## What to work on
Report the count of lines holding "ostr" in the records, with no other words.
━━━━━ Raw data
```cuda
namespace {
int gemm_impl(const dbir_gemm_args* a, cudaStream_t st, const TilePlan* forced) {
  DBIR_REQUIRE(a != nullptr, "dbir_gemm: null args");
  DBIR_REQUIRE(a->M > 0 && a->N > 0 && a->K > 0, "dbir_gemm: bad shape M=%d N=%d K=%d", a->M,
               a->N, a->K);
  DBIR_REQUIRE(a->a && a->b && a->out, "dbir_gemm: null pointer");
  DBIR_REQUIRE(a->K % 8 == 0, "dbir_gemm: K=%d must be a multiple of 8 (16-byte rows)", a->K);
  DBIR_REQUIRE(!a->out2, "dbir_gemm: out2 is not supported by the TMA-store epilogue");
  const int eb = a->out_kind == 0 ? 4 : 2;
  DBIR_REQUIRE((a->ldo * eb) % 16 == 0, "dbir_gemm: output row stride must be a multiple of 16 bytes (ldo=%lld)",
               (long long)a->ldo);
  DBIR_REQUIRE(!a->residual || a->ldr % 4 == 0, "dbir_gemm: residual row stride must be a multiple of 4");

  GemmParams p{};
  p.M = a->M; p.N = a->N;
  p.mode = a->a_mode;
  p.out_kind = a->out_kind;
  p.bias = a->bias; p.rowvec = a->rowvec;
  p.rows_per_vec = a->rows_per_vec > 0 ? a->rows_per_vec : a->M;
  p.has_residual = a->residual != nullptr;
  p.alpha = a->alpha; p.act = a->act; p.act_param = a->act_param; p.geglu = a->geglu;
  p.bias_per_row = a->bias_per_row;
  const int groups = a->groups > 1 ? a->groups : 1;
  if (groups > 1) {
// ... 69 lines not shown
    }
    const int wbw = bw < 32 ? bw : 32;
    const int wbh = bh < 32 / wbw ? bh : 32 / wbw;
    const int wbn = 32 / (wbw * wbh);
    p.wbw = wbw; p.wbh = wbh;
    uint64_t odims[4] = {static_cast<uint64_t>(n_out), static_cast<uint64_t>(W), static_cast<uint64_t>(H),
                         static_cast<uint64_t>(NI)};
    uint64_t ostr[3] = {static_cast<uint64_t>(a->ldo) * eb, static_cast<uint64_t>(W) * a->ldo * eb,
                        static_cast<uint64_t>(H) * W * a->ldo * eb};
    uint32_t obox[4] = {32, static_cast<uint32_t>(wbw), static_cast<uint32_t>(wbh), static_cast<uint32_t>(wbn)};
    if (dbir_make_tmap(&to, a->out, 4, odims, ostr, obox, eb, eb == 4 ? 1 : 2)) return -3;
    tr = to;
    if (a->residual) {
      uint64_t rstr[3] = {static_cast<uint64_t>(a->ldr) * 4, static_cast<uint64_t>(W) * a->ldr * 4,
                          static_cast<uint64_t>(H) * W * a->ldr * 4};
      if (dbir_make_tmap(&tr, a->residual, 4, odims, rstr, obox, 4, 1)) return -3;
    }
  }

  if (a->gn_partials) {
    DBIR_REQUIRE(a->out_kind == 0 && !a->geglu, "dbir_gemm: gn_partials needs an fp32, non-GEGLU output");
    p.stats = reinterpret_cast<float*>(a->gn_partials);
    if (a->a_mode == 0) {
      DBIR_REQUIRE(a->gn_rows_per_img > 0 && a->gn_rows_per_img % 32 == 0 && a->M % a->gn_rows_per_img == 0,
                   "dbir_gemm: gn_partials in matrix mode needs rows-per-image that is a multiple of 32");
      p.stats_rows_per_img = a->gn_rows_per_img;
      p.stats_nslots = a->gn_rows_per_img / 32;
    } else {
      DBIR_REQUIRE(p.bw * p.bh >= 32, "dbir_gemm: gn_partials needs images of at least 32 pixels");
      p.stats_slots_x = (p.W + p.wbw - 1) / p.wbw;
      p.stats_nslots = p.stats_slots_x * ((p.H + p.wbh - 1) / p.wbh);
    }
  }
  constexpr long long TICKET_FLOATS = 16384;
  const long long ws_floats = a->splitk_ws ? a->splitk_ws_bytes / 4 - TICKET_FLOATS : 0;
  int pair_req = a->cta_pair;
  if (groups > 1 && ((m_tiles / groups) & 1)) pair_req = 2;
  const PlanQuery pq{m_tiles, a->N, p.num_kb, a->geglu, a->force_bn, a->split_k, pair_req, ws_floats};
  const TilePlan plan = forced ? *forced : choose_plan(a, st, pq);
  const int bn = plan.bn;
  p.splits = plan.splits;
  p.kb_per_split = plan.kb_per_split;
  if (plan.splits > 1) {
    p.tickets = reinterpret_cast<unsigned int*>(a->splitk_ws);
    p.ws = reinterpret_cast<float*>(a->splitk_ws) + TICKET_FLOATS;
  }
  {
    const long long ldb = a->ldb > 0 ? a->ldb : a->K;
    uint64_t dims[2] = {static_cast<uint64_t>(a->K), static_cast<uint64_t>(a->N) * groups};
    uint64_t strides[1] = {static_cast<uint64_t>(ldb) * 2};
    uint32_t box[2] = {BK, static_cast<uint32_t>(plan.pair ? bn / 2 : bn)};
    if (dbir_make_tmap(&tb, a->b, 2, dims, strides, box, 2, 1)) return -3;
  }
  dim3 grid(m_tiles, (a->N + bn - 1) / bn, plan.splits);
  static const int wide_mode = [] { const char* e = getenv("DBIR_GEMM_WIDE"); return e ? atoi(e) : -1; }();
  const bool wide = wide_mode >= 0 ? wide_mode != 0
                                   : static_cast<long long>(grid.x) * grid.y * grid.z <= dbir_sm_count();
#define DBIR_GO(BN_, ST_, EW_, PAIR_, KS_) return launch<BN_, ST_, EW_, PAIR_, KS_>(ta, tb, to, tr, p, grid, st)
  if (plan.pair) {
    switch (bn) {
      case 64:  if (wide) DBIR_GO(64, 4, 8, true, 2);  else DBIR_GO(64, 2, 4, true, 2);
      case 128: if (wide) DBIR_GO(128, 4, 8, true, 2); else DBIR_GO(128, 2, 4, true, 2);
      case 160: if (wide) DBIR_GO(160, 4, 8, true, 2); else DBIR_GO(160, 2, 4, true, 2);
      case 256: if (wide) DBIR_GO(256, 3, 8, true, 2); else DBIR_GO(256, 3, 4, true, 1);
      default:
        dbir_set_error("dbir_gemm: unsupported paired tile width %d", bn);
        return -2;
    }
  }
  switch (bn) {
    case 32:  if (wide) DBIR_GO(32, 4, 8, false, 2);  else DBIR_GO(32, 2, 4, false, 2);
    case 64:  if (wide) DBIR_GO(64, 4, 8, false, 2);  else DBIR_GO(64, 2, 4, false, 2);
    case 128: if (wide) DBIR_GO(128, 3, 8, false, 2); else DBIR_GO(128, 3, 4, false, 1);
    case 160: if (wide) DBIR_GO(160, 3, 8, false, 2); else DBIR_GO(160, 3, 4, false, 1);
    case 256: DBIR_GO(256, 4, 8, false, 1);
    default:
      dbir_set_error("dbir_gemm: unsupported tile width %d", bn);
      return -2;
  }
// ... 17 lines not shown
```

diffbir_b200/engine/cldm.py:

```python
from __future__ import annotations

import os
from typing import Dict, List, Optional, Sequence

import torch

from .. import arch, lib
from .common import Workspace, f32, geglu_tile, op16, pack_conv3x3, pack_geglu, pack_linear

HEAD_DIM = 64


class _Net:

    def __init__(self, sd: Dict[str, torch.Tensor], cfg: dict, controlnet: bool, device):
        self.cfg = cfg
        self.plan = arch.unet_plan(cfg, controlnet)
        self.controlnet = controlnet
        self.dev = device
        self.w: Dict[str, torch.Tensor] = {}
        shapes = arch.unet_shapes(cfg, controlnet)
        missing = [k for k in shapes if k not in sd]
        if missing:
            raise KeyError(f"checkpoint is missing {len(missing)} keys, e.g. {missing[:3]}")
# ... 162 lines not shown
                offs["c" + l.prefix] = total
                total += nb * l.cout
        table = torch.empty(S, total, dtype=torch.float32, device=self.dev)
        emb_dim = 4 * self.mc
        for net, tag in ((self.unet, "u"), (self.cnet, "c")):
            te = torch.empty(S, self.mc, dtype=torch.float32, device=self.dev)
            lib.timestep_embedding(t, S, self.mc, te)
            h1 = torch.empty(S, emb_dim, dtype=torch.float32, device=self.dev)
            lib.linear_f32(te, self.mc, S, self.mc, net.w["time_embed.0.weight"],
                           net.w["time_embed.0.bias"], emb_dim, h1, emb_dim, silu_out=True)
            emb_act = torch.empty(S, emb_dim, dtype=torch.float32, device=self.dev)
            lib.linear_f32(h1, emb_dim, S, emb_dim, net.w["time_embed.2.weight"],
                           net.w["time_embed.2.bias"], emb_dim, emb_act, emb_dim, silu_out=True)
            tmp = torch.empty(S, max(l.cout for l in net.res_layers), dtype=torch.float32, device=self.dev)
            for l in net.res_layers:
                o = offs[tag + l.prefix]
                y = tmp[:, : l.cout]
                lib.linear_f32(emb_act, emb_dim, S, emb_dim, net.w[l.prefix + "emb.w"],
                               net.w[l.prefix + "emb.b"], l.cout, y, tmp.shape[1])
                table[:, o:o + nb * l.cout] = y.repeat(1, nb)
        self.emb_table = table
        self.emb_offsets = offs
        self.emb_nb = nb
        if self.emb_cur is None or self.emb_cur.numel() != total:
            self.emb_cur = torch.empty(total, dtype=torch.float32, device=self.dev)
            self._graphs.clear()
        self.timesteps = list(timesteps)
        self._ts_key = key

    def load_step(self, step_idx: int):
        self.emb_cur.copy_(self.emb_table[step_idx])

    def _gemm(self, tag: str, a, b, *args, **kw):
        ws = self.ws.get(tag + ":splitk", (16 * 1024 * 1024 + 16384,), torch.float32, zero=True)
        seq = self._wseq.setdefault(tag, [])
        i = self._wpos.get(tag, 0)
        wbytes = b.numel() * b.element_size()
        if i < len(seq):
            if seq[i][0] != b.data_ptr():
                del seq[i:]
        if i >= len(seq):
            seq.append((b.data_ptr(), wbytes))
        self._wpos[tag] = i + 1
        pf = None
        if self.prefetch_weights and i + 1 < len(seq):
            pf = seq[i + 1]
        if self.batch_invariant:
            kw.setdefault("split_k", 1)
        lib.gemm(a, b, *args, splitk_ws=ws, prefetch=pf, **kw)

    def _emb(self, tag: str, l: arch.Layer, nb: int) -> torch.Tensor:
        if tag == "g":
            o = self.emb_offsets["u" + l.prefix]
            assert self.emb_offsets["c" + l.prefix] == o + (nb // 2) * l.cout
            return self.emb_cur[o:o + nb * l.cout]
        o = self.emb_offsets[tag + l.prefix]
        return self.emb_cur[o:o + nb * l.cout]

    def _gn(self, tag, src1, src2, c1, c2, nb, h, w, eps, gamma, beta, out16, silu, out_raw=None, G=1):
        ws = self.ws
        stats = ws.get(tag + ":gn_stats", (nb * 64,), torch.float32)
        p1 = self._part.get(src1.data_ptr())
        p2 = self._part.get(src2.data_ptr()) if src2 is not None else None
        if self.fuse_gn_stats and p1 is not None and (src2 is None or p2 is not None):
            lib.gn_finalize(p1[0], p1[1], c1, p2[0] if p2 else None, p2[1] if p2 else 0, c2, nb, h * w, eps, stats)
        else:
            wsp = ws.get(tag + ":gn_ws", (lib.gn_workspace_floats(nb, h * w, c1 + c2),), torch.float32, zero=True)
# ... 260 lines not shown
```

Before: 0.9006.

## Reduce split-K partials through cluster DSMEM instead of global workspace tickets

Replaces the global-memory split-K reduction, which wrote partials to a workspace and used an atomic ticket to pick a last CTA, with a cluster-based reduction. The split CTAs are launched as a cluster along z, stage their partials in shared memory, and each CTA sums its own slice of column chunks via distributed shared memory before finishing it. This removes the global round trip and serialised last-CTA epilogue, but adds cluster launch constraints, caps splits at 8, and forbids split-K with CTA pairs and geglu. The planner cost model is updated to match.

```diff
diff --git a/diffbir_b200/csrc/common.cuh b/diffbir_b200/csrc/common.cuh
--- a/diffbir_b200/csrc/common.cuh
+++ b/diffbir_b200/csrc/common.cuh
@@ -65,7 +65,7 @@
 extern "C" int dbir_pdl_enabled(void);
 template <typename... KArgs, typename... Args>
 inline cudaError_t dbir_launch_cluster(void (*kernel)(KArgs...), dim3 grid, dim3 block, size_t smem,
-                                       cudaStream_t st, unsigned cluster_x, Args&&... args) {
+                                       cudaStream_t st, dim3 cluster, Args&&... args) {
   cudaLaunchConfig_t cfg{};
   cfg.gridDim = grid;
   cfg.blockDim = block;
@@ -78,11 +78,11 @@
     attr[n].val.programmaticStreamSerializationAllowed = 1;
     ++n;
   }
-  if (cluster_x > 1) {
+  if (cluster.x * cluster.y * cluster.z > 1) {
     attr[n].id = cudaLaunchAttributeClusterDimension;
-    attr[n].val.clusterDim.x = cluster_x;
-    attr[n].val.clusterDim.y = 1;
-    attr[n].val.clusterDim.z = 1;
+    attr[n].val.clusterDim.x = cluster.x;
+    attr[n].val.clusterDim.y = cluster.y;
+    attr[n].val.clusterDim.z = cluster.z;
     ++n;
   }
   cfg.attrs = attr;
@@ -92,7 +92,7 @@
 template <typename... KArgs, typename... Args>
 inline cudaError_t dbir_launch(void (*kernel)(KArgs...), dim3 grid, dim3 block, size_t smem,
                                cudaStream_t st, Args&&... args) {
-  return dbir_launch_cluster(kernel, grid, block, smem, st, 1u, static_cast<Args&&>(args)...);
+  return dbir_launch_cluster(kernel, grid, block, smem, st, dim3(1), static_cast<Args&&>(args)...);
 }
 __device__ __forceinline__ void pdl_wait() { asm volatile("griddepcontrol.wait;" ::: "memory"); }
 __device__ __forceinline__ void pdl_trigger() { asm volatile("griddepcontrol.launch_dependents;" ::: "memory"); }
diff --git a/diffbir_b200/csrc/gemm_tc.cu b/diffbir_b200/csrc/gemm_tc.cu
--- a/diffbir_b200/csrc/gemm_tc.cu
+++ b/diffbir_b200/csrc/gemm_tc.cu
@@ -13,6 +13,7 @@
 constexpr int BK = 64;
 constexpr int A_SUB_BYTES = BM * BK * 2;
 constexpr int EPI_TILE_BYTES = 32 * 32 * 4;
+constexpr int MAX_SPLITS = 8;
 
 struct GemmParams {
   int M, N, num_kb;
@@ -35,8 +36,6 @@
   int bias_per_row;
   int group_span;
   int splits, kb_per_split;
-  float* ws;
-  unsigned int* tickets;
   long long* dbg;
   float* stats;
   int stats_nslots, stats_rows_per_img, stats_slots_x;
@@ -56,6 +55,11 @@
 __device__ __forceinline__ float4 lds_v4(uint32_t addr) {
   float4 v;
   asm volatile("ld.shared.v4.f32 {%0, %1, %2, %3}, [%4];" : "=f"(v.x), "=f"(v.y), "=f"(v.z), "=f"(v.w) : "r"(addr) : "memory");
+  return v;
+}
+__device__ __forceinline__ float4 ld_dsmem_v4(uint32_t cluster_addr) {
+  float4 v;
+  asm volatile("ld.shared::cluster.v4.f32 {%0, %1, %2, %3}, [%4];" : "=f"(v.x), "=f"(v.y), "=f"(v.z), "=f"(v.w) : "r"(cluster_addr) : "memory");
   return v;
 }
 __device__ __forceinline__ void tma_store_2d(const CUtensorMap* m, uint32_t src, int c0, int c1) {
@@ -245,17 +249,15 @@
   uint64_t* tmem_full = empty + STAGES;
   uint64_t* res_bars = tmem_full + 1;
   uint32_t* tmem_slot = reinterpret_cast<uint32_t*>(res_bars + 2 * EW);
-  uint32_t* split_flag = tmem_slot + 1;
 
   const int warp = threadIdx.x >> 5;
   const int lane = threadIdx.x & 31;
   const uint32_t cta_rank = PAIR ? cluster_ctarank() : 0u;
   const int m_tile = blockIdx.x;
   const int n_tile = blockIdx.y;
-  const int tile_lin = blockIdx.y * gridDim.x + blockIdx.x;
   const int kb0 = blockIdx.z * p.kb_per_split;
   const int kb1 = min(p.num_kb, kb0 + p.kb_per_split);
-  long long t_start = 0, t_setup = 0, t_acc = 0;
+  long long t_start = 0, t_setup = 0, t_acc = 0, t_red = 0;
   if (p.dbg) t_start = clock64();
 
   int n0 = 0, y0 = 0, x0 = 0;
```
━━━━━━━━━━
## Exercise response
2